Doctors on Thursday published evidence backing calls for treating HIV-infected patients before their immune system crashes below a commonly-recognised threshold of damage inflicted by the AIDS virus.
Doctors on Thursday published evidence backing calls for treating HIV-infected patients before their immune system crashes below a commonly-recognised threshold of damage inflicted by the AIDS virus.
Highly active antiretroviral therapy (HAART) began to overturn the automatic death sentence associated with AIDS after this powerful cocktail of drugs was introduced in 1996.But a big question is when someone infected with the human immunodeficiency virus (HIV) should start to take the drugs.
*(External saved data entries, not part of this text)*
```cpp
int hp_engine_save(const hp_engine* e, const char* path)
{
    HP_REQUIRE(e && path, HP_ERR_INVALID, "hp_engine_save: null argument");
    FILE* f = fopen(path, "wb");
    HP_REQUIRE(f, HP_ERR_INVALID, "hp_engine_save: cannot open %s for writing", path);
    engine_file_header h{};
    memcpy(h.magic, ENGINE_MAGIC, 8);
    h.layer_size = (int32_t)sizeof(hp_layer), h.output_size = (int32_t)sizeof(hp_output_desc);
    h.in_w = e->in_w, h.in_h = e->in_h, h.max_batch = e->max_batch, h.flip_rb = e->flip_rb, h.factor = e->factor;
    for (int c = 0; c < 3; ++c)
        h.mean[c] = e->mean[c], h.inv_std[c] = e->inv_std[c];
    h.n_layers = (int32_t)e->layers.size(), h.n_outputs = (int32_t)e->out_descs.size(), h.n_weights = e->weights_blob.size();
    h.dtype = e->dtype;
    h.n_scales = (int32_t)e->i8_scale.size();
    bool ok = fwrite(&h, sizeof(h), 1, f) == 1;
    ok = ok && fwrite(e->layers.data(), sizeof(hp_layer), e->layers.size(), f) == e->layers.size();
    ok = ok && fwrite(e->out_descs.data(), sizeof(hp_output_desc), e->out_descs.size(), f) == e->out_descs.size();
    ok = ok && fwrite(e->weights_blob.data(), sizeof(float), e->weights_blob.size(), f) == e->weights_blob.size();
    ok = ok && fwrite(e->i8_scale.data(), sizeof(float), e->i8_scale.size(), f) == e->i8_scale.size();
    ok = (fclose(f) == 0) && ok;
    HP_REQUIRE(ok, HP_ERR_INVALID, "hp_engine_save: short write to %s", path);
    return HP_OK;
}

int hp_engine_load(hp_engine** out, const char* path, int max_batch)
{
    HP_REQUIRE(out && path, HP_ERR_INVALID, "hp_engine_load: null argument");
    FILE* f = fopen(path, "rb");
    HP_REQUIRE(f, HP_ERR_INVALID, "hp_engine_load: cannot open %s", path);
    engine_file_header h{};
    std::vector<hp_layer> layers;
    std::vector<hp_output_desc> outs;
    std::vector<float> w, scales;
    constexpr size_t HDR_001 = offsetof(engine_file_header, dtype);
    bool ok = fread(&h, HDR_001, 1, f) == 1;
    if (ok && memcmp(h.magic, "HPENG001", 8) == 0)
        memcpy(h.magic, ENGINE_MAGIC, 8), h.dtype = HP_DTYPE_F16, h.n_scales = 0;
    else {
        ok = ok && fread(reinterpret_cast<char*>(&h) + HDR_001, sizeof(h) - HDR_001, 1, f) == 1;
        if (ok && memcmp(h.magic, "HPENG002", 8) == 0)
            memcpy(h.magic, ENGINE_MAGIC, 8), ok = h.n_scales == 0 && h.dtype != HP_DTYPE_I8;
    }
    ok = ok && memcmp(h.magic, ENGINE_MAGIC, 8) == 0 && h.layer_size == (int32_t)sizeof(hp_layer)
        && h.output_size == (int32_t)sizeof(hp_output_desc) && h.n_layers > 0 && h.n_layers < (1 << 20) && h.n_outputs > 0
        && h.n_outputs < 4096 && h.n_weights < ((uint64_t)1 << 34)
        && (h.dtype == HP_DTYPE_F16 || h.dtype == HP_DTYPE_F32 || h.dtype == HP_DTYPE_F32S || h.dtype == HP_DTYPE_I8)
        && h.n_scales == (h.dtype == HP_DTYPE_I8 ? h.n_layers : 0);
    if (ok) {
        const long at = ftell(f);
        ok = fseek(f, 0, SEEK_END) == 0;
        const long size = ftell(f);
        ok = ok && fseek(f, at, SEEK_SET) == 0
            && (uint64_t)size == (uint64_t)at + (uint64_t)h.n_layers * sizeof(hp_layer) + (uint64_t)h.n_outputs * sizeof(hp_output_desc) + h.n_weights * sizeof(float)
                    + (uint64_t)h.n_scales * sizeof(float);
    }
    if (ok) {
        layers.resize(h.n_layers), outs.resize(h.n_outputs), w.resize(h.n_weights), scales.resize(h.n_scales);
        ok = fread(layers.data(), sizeof(hp_layer), layers.size(), f) == layers.size()
            && fread(outs.data(), sizeof(hp_output_desc), outs.size(), f) == outs.size() && fread(w.data(), sizeof(float), w.size(), f) == w.size()
            && fread(scales.data(), sizeof(float), scales.size(), f) == scales.size();
    }
    fclose(f);
    HP_REQUIRE(ok, HP_ERR_INVALID, "hp_engine_load: %s is not an engine file written by this library version", path);
    hp_engine_desc d{};
    d.in_w = h.in_w, d.in_h = h.in_h, d.max_batch = max_batch > 0 ? max_batch : h.max_batch, d.factor = h.factor, d.flip_rb = h.flip_rb;
    for (int c = 0; c < 3; ++c)
        d.mean[c] = h.mean[c], d.inv_std[c] = h.inv_std[c];
    d.layers = layers.data(), d.n_layers = h.n_layers, d.outputs = outs.data(), d.n_outputs = h.n_outputs, d.weights = w.data(), d.n_weights = w.size();
    d.dtype = h.dtype;
    d.int8_scales = scales.empty() ? nullptr : scales.data();
    return hp_engine_create(out, &d);
}

void hp_engine_destroy(hp_engine* e)
{
    if (!e)
        return;
    (void)hipDeviceSynchronize();
    delete e;
}

int hp_engine_max_batch(const hp_engine* e) { return e ? e->max_batch : HP_ERR_INVALID; }

int hp_engine_describe(const hp_engine* e, hp_engine_desc* d)
{
    HP_REQUIRE(e && d, HP_ERR_INVALID, "hp_engine_describe: null argument");
    d->in_w = e->in_w, d->in_h = e->in_h, d->max_batch = e->max_batch, d->factor = e->factor, d->flip_rb = e->flip_rb;
    for (int c = 0; c < 3; ++c)
        d->mean[c] = e->mean[c], d->inv_std[c] = e->inv_std[c];
    d->layers = e->layers.data(), d->n_layers = (int32_t)e->layers.size();
    d->outputs = e->out_descs.data(), d->n_outputs = (int32_t)e->out_descs.size();
    d->weights = e->weights_blob.data(), d->n_weights = e->weights_blob.size();
    d->dtype = e->dtype;
    d->int8_scales = e->dtype == HP_DTYPE_I8 ? e->i8_scale.data() : nullptr;
    return HP_OK;
}

int hp_engine_dtype(const hp_engine* e) { return e ? e->dtype : HP_ERR_INVALID; }

int hp_engine_input_size(const hp_engine* e, int* w, int* h)
{
    HP_REQUIRE(e && w && h, HP_ERR_INVALID, "hp_engine_input_size: null argument");
    *w = e->in_w, *h = e->in_h;
    return HP_OK;
}

int hp_engine::leave_split()
{
    HP_TRY(drop_graphs());
    split_off = true, ++split_fallbacks;
    *static_cast<volatile unsigned*>(ovf_flag.p) = 0;
    return HP_OK;
}

static int infer_common(hp_engine* e, const void* input, size_t frame_bytes, int n, int on_device, void* stream, int kind)
// ... 494 lines not shown
```

hyperpose_amd/csrc/hp_common.hpp:

```cpp
#pragma once
#include <hip/hip_runtime.h>

#include <cstdarg>
#include <cstdio>
#include <cstring>
#include <string>
#include <vector>

#include "../../include/hp_hip.h"

namespace hp {

void set_error(const char* fmt, ...) __attribute__((format(printf, 1, 2)));
const char* last_error();

#define HP_HIP_TRY(expr)                                                                                     \
    do {                                                                                                     \
        hipError_t _e = (expr);                                                                              \
        if (_e != hipSuccess) {                                                                              \
            ::hp::set_error("%s failed: %s (%s:%d)", #expr, hipGetErrorString(_e), __FILE__, __LINE__);      \
            return HP_ERR_HIP;                                                                               \
        }                                                                                                    \
    } while (0)
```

Physicians have to balance the benefits of restoring immune defences against the risk of the treatment's side effects, which can be toxic.
There is no universal guideline for when HAART should be administered, but a common recommendation is to start the drugs when there are fewer than 200-250 CD4 cells -- key immune cells that are attacked by the virus -- per microlitre of blood.
Some researchers say this threshold is too low and lives can be saved if drugs are started sooner, although hard evidence to back this is sketchy.
In a paper published in The Lancet on Thursday, a team led by Jonathan Sterne of Britain's University of Bristol compared studies that followed more than 45,000 HIV-infected people in Europe and North America before and after the HAART era.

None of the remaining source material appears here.